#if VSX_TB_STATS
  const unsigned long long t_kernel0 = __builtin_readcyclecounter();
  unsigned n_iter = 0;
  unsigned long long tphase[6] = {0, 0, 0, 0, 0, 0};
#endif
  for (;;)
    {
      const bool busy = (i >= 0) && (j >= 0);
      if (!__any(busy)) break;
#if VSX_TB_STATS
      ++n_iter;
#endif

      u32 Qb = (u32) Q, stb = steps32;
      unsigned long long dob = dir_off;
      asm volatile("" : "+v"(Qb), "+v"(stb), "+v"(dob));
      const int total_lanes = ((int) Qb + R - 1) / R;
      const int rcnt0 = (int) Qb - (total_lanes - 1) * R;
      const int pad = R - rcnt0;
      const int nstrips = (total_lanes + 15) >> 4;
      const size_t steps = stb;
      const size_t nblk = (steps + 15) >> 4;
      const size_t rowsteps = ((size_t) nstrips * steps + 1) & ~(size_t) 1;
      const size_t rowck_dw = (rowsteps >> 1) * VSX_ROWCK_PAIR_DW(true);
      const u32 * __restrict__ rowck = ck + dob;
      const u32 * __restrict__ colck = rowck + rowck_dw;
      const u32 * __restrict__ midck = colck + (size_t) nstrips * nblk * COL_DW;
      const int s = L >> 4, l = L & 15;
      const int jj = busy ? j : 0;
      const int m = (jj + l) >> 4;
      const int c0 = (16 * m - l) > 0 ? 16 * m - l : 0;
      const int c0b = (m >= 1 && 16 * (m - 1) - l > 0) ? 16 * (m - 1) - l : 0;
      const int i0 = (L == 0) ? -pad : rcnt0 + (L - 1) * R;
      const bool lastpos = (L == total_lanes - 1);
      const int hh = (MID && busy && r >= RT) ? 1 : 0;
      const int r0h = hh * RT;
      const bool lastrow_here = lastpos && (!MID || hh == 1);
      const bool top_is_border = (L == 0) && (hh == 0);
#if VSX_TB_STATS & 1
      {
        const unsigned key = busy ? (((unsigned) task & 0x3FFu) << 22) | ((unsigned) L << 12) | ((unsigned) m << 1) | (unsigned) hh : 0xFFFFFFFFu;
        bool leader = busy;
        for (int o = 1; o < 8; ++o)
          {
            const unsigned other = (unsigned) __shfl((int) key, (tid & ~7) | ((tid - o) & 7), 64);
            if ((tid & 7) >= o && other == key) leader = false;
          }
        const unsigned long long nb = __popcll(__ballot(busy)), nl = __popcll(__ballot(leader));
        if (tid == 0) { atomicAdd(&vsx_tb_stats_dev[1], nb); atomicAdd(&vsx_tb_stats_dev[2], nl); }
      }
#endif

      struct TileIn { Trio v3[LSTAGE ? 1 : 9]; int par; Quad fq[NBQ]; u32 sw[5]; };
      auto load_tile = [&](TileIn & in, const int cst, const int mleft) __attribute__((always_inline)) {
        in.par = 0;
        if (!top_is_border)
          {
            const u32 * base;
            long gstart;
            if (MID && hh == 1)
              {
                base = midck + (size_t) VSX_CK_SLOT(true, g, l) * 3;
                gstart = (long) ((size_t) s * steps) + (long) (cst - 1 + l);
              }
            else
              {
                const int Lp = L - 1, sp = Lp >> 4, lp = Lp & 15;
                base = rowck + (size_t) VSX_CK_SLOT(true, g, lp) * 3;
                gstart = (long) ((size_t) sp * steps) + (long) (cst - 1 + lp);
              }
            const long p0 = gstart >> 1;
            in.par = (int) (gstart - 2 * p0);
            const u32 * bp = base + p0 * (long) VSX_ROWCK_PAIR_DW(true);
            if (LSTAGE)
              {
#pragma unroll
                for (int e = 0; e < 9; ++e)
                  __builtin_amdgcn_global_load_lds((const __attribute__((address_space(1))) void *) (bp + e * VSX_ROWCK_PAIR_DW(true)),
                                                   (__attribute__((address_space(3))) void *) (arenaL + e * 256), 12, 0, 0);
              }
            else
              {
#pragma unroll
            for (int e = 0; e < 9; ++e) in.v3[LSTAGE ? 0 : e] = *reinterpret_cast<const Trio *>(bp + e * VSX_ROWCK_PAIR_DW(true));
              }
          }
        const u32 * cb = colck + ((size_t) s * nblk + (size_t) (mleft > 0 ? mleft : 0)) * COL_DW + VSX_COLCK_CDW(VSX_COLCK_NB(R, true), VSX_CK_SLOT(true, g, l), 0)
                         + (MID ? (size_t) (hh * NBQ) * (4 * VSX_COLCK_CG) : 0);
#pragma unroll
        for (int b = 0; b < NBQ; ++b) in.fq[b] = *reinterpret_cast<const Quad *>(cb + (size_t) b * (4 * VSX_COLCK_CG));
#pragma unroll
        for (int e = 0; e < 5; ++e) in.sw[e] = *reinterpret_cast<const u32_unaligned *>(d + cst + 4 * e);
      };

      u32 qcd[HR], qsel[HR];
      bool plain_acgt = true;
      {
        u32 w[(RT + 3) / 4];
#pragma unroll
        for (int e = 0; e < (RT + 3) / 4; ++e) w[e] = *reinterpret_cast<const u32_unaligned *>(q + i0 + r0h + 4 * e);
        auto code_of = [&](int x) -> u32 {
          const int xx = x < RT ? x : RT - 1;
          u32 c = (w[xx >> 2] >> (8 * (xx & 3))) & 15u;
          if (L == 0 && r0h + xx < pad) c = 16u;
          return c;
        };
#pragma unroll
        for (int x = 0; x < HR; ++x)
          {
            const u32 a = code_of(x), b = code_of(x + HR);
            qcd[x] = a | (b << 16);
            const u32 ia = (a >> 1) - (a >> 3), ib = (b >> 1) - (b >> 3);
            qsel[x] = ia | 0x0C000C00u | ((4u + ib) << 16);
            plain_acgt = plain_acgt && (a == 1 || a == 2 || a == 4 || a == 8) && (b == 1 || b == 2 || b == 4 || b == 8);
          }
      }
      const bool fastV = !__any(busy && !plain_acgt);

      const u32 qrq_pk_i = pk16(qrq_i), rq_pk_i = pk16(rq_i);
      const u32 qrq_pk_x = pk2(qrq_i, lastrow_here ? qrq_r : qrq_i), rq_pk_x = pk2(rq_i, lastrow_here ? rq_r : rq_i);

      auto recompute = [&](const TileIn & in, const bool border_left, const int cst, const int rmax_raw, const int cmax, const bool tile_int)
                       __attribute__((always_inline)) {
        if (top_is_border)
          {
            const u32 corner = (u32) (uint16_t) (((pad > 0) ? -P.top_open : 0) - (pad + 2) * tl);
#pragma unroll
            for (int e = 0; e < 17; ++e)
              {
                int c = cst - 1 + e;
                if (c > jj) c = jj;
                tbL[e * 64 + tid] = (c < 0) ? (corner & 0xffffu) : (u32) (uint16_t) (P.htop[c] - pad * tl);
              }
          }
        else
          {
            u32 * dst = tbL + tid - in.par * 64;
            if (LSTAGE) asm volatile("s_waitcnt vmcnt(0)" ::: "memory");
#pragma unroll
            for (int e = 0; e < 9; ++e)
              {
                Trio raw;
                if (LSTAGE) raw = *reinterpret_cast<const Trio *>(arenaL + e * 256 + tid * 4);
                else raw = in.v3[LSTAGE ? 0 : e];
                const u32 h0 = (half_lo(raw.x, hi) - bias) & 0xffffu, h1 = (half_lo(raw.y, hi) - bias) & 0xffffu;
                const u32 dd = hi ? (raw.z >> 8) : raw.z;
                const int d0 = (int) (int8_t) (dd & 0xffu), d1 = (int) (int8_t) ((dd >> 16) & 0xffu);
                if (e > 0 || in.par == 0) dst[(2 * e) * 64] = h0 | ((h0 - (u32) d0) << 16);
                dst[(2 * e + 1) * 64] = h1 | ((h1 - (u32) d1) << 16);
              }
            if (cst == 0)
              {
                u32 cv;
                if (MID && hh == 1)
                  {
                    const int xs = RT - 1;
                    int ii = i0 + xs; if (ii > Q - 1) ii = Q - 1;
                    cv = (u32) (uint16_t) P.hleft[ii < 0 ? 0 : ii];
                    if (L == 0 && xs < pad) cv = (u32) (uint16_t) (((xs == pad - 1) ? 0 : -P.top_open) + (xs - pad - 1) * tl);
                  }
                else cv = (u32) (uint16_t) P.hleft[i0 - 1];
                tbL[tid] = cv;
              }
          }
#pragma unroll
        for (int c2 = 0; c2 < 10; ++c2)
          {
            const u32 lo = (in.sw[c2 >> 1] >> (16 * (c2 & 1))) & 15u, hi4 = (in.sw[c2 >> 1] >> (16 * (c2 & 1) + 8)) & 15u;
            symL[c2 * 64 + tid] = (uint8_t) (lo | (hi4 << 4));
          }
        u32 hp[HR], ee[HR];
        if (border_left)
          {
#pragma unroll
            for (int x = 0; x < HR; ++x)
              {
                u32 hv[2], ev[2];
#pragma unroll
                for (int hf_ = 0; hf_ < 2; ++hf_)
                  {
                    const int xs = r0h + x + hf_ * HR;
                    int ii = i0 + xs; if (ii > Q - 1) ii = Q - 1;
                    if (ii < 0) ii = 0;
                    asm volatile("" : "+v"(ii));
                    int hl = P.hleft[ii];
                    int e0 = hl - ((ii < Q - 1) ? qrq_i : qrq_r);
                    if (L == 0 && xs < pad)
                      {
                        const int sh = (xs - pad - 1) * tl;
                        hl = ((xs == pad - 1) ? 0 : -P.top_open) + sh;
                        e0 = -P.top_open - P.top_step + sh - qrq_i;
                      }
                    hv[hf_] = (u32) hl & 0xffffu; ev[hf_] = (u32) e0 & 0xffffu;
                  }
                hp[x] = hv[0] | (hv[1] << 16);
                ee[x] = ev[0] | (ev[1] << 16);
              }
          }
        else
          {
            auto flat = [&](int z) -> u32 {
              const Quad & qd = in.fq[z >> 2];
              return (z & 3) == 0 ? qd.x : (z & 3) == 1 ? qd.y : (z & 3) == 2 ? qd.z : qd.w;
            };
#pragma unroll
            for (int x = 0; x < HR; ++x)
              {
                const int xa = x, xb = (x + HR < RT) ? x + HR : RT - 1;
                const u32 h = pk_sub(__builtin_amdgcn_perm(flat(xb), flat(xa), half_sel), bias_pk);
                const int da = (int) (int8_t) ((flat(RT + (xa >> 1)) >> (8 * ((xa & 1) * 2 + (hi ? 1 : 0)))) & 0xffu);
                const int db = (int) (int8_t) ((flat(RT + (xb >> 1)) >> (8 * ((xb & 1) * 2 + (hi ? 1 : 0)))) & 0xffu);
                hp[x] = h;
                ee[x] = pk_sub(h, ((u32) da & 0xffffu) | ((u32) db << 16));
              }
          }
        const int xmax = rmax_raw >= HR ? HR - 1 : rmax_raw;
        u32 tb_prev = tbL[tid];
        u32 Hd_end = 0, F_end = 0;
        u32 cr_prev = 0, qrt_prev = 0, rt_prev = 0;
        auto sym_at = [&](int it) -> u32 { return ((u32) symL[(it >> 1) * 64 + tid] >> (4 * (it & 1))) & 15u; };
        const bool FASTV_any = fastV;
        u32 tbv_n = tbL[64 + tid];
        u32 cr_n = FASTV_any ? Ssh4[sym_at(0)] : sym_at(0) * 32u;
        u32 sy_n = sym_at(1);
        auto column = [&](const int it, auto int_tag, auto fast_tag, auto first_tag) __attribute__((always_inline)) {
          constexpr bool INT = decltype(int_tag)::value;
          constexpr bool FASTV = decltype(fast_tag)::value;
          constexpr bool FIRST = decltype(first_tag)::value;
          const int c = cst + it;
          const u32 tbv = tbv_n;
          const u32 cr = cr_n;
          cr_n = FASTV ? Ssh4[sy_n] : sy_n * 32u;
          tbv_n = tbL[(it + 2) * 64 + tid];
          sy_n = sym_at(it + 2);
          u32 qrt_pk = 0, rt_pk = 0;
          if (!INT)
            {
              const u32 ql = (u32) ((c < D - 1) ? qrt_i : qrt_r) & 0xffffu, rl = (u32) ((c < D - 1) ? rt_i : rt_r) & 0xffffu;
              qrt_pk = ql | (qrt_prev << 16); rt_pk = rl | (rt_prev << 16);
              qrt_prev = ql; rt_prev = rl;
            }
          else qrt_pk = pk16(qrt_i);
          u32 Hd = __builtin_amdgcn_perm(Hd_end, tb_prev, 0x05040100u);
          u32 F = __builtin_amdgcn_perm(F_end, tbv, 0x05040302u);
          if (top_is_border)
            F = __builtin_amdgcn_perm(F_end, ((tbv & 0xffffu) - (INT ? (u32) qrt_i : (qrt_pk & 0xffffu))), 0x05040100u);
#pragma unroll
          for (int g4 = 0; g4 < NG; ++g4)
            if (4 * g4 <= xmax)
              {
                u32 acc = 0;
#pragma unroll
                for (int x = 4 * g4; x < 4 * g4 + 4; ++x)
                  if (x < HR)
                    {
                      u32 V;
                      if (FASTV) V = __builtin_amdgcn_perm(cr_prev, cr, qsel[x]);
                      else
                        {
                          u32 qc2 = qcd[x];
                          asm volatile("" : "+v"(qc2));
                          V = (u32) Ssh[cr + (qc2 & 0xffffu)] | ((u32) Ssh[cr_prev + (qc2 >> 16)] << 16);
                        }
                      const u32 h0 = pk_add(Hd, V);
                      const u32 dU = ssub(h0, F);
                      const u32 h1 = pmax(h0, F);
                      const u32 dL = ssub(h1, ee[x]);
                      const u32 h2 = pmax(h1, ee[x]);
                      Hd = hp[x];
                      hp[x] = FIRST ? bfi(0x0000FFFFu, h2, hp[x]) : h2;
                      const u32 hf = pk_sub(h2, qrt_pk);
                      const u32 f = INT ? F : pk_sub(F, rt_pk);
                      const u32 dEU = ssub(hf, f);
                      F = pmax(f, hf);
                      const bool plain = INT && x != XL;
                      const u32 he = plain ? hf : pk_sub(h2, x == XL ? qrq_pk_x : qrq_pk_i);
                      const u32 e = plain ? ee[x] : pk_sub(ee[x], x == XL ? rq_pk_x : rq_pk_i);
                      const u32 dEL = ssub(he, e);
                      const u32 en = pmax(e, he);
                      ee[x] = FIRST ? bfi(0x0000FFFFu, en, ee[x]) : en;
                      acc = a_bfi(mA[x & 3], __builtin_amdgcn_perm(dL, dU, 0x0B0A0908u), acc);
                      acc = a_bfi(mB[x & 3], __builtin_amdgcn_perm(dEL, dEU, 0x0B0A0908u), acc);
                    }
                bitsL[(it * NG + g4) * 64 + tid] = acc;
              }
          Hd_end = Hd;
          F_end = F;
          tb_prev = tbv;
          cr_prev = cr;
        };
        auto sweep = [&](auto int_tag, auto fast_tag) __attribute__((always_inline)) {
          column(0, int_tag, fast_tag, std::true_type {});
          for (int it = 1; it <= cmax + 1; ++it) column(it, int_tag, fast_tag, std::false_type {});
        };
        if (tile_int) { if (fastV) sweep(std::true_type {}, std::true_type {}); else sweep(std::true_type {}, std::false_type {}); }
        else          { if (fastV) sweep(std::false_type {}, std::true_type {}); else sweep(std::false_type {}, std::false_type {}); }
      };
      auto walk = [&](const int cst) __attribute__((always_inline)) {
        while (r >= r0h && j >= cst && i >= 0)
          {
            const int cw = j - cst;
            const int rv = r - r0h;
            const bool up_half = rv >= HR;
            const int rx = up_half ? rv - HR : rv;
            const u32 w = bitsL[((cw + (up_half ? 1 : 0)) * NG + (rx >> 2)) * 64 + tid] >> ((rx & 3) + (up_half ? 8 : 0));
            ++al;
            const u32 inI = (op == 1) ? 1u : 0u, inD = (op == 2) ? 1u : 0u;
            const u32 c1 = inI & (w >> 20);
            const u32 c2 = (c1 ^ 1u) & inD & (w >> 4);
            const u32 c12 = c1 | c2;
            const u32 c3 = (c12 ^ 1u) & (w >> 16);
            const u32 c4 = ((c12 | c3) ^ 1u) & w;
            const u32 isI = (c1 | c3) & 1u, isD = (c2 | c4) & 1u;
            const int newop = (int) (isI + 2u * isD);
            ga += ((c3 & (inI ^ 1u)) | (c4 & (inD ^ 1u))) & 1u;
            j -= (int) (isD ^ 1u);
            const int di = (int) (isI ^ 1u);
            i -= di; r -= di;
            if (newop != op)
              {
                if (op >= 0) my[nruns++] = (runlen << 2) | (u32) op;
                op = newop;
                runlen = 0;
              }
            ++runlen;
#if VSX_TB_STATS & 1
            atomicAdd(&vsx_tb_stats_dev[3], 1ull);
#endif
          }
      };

● WHAT THE TASK ASKS
Only the lines above from the line containing "auto sweep = [&](auto" through the line containing "const int rx" should be retyped, exactly and with both ends included.

● WRITTEN RESPONSE
        auto sweep = [&](auto int_tag, auto fast_tag) __attribute__((always_inline)) {
          column(0, int_tag, fast_tag, std::true_type {});
          for (int it = 1; it <= cmax + 1; ++it) column(it, int_tag, fast_tag, std::false_type {});
        };
        if (tile_int) { if (fastV) sweep(std::true_type {}, std::true_type {}); else sweep(std::true_type {}, std::false_type {}); }
        else          { if (fastV) sweep(std::false_type {}, std::true_type {}); else sweep(std::false_type {}, std::false_type {}); }
      };
      auto walk = [&](const int cst) __attribute__((always_inline)) {
        while (r >= r0h && j >= cst && i >= 0)
          {
            const int cw = j - cst;
            const int rv = r - r0h;
            const bool up_half = rv >= HR;
            const int rx = up_half ? rv - HR : rv;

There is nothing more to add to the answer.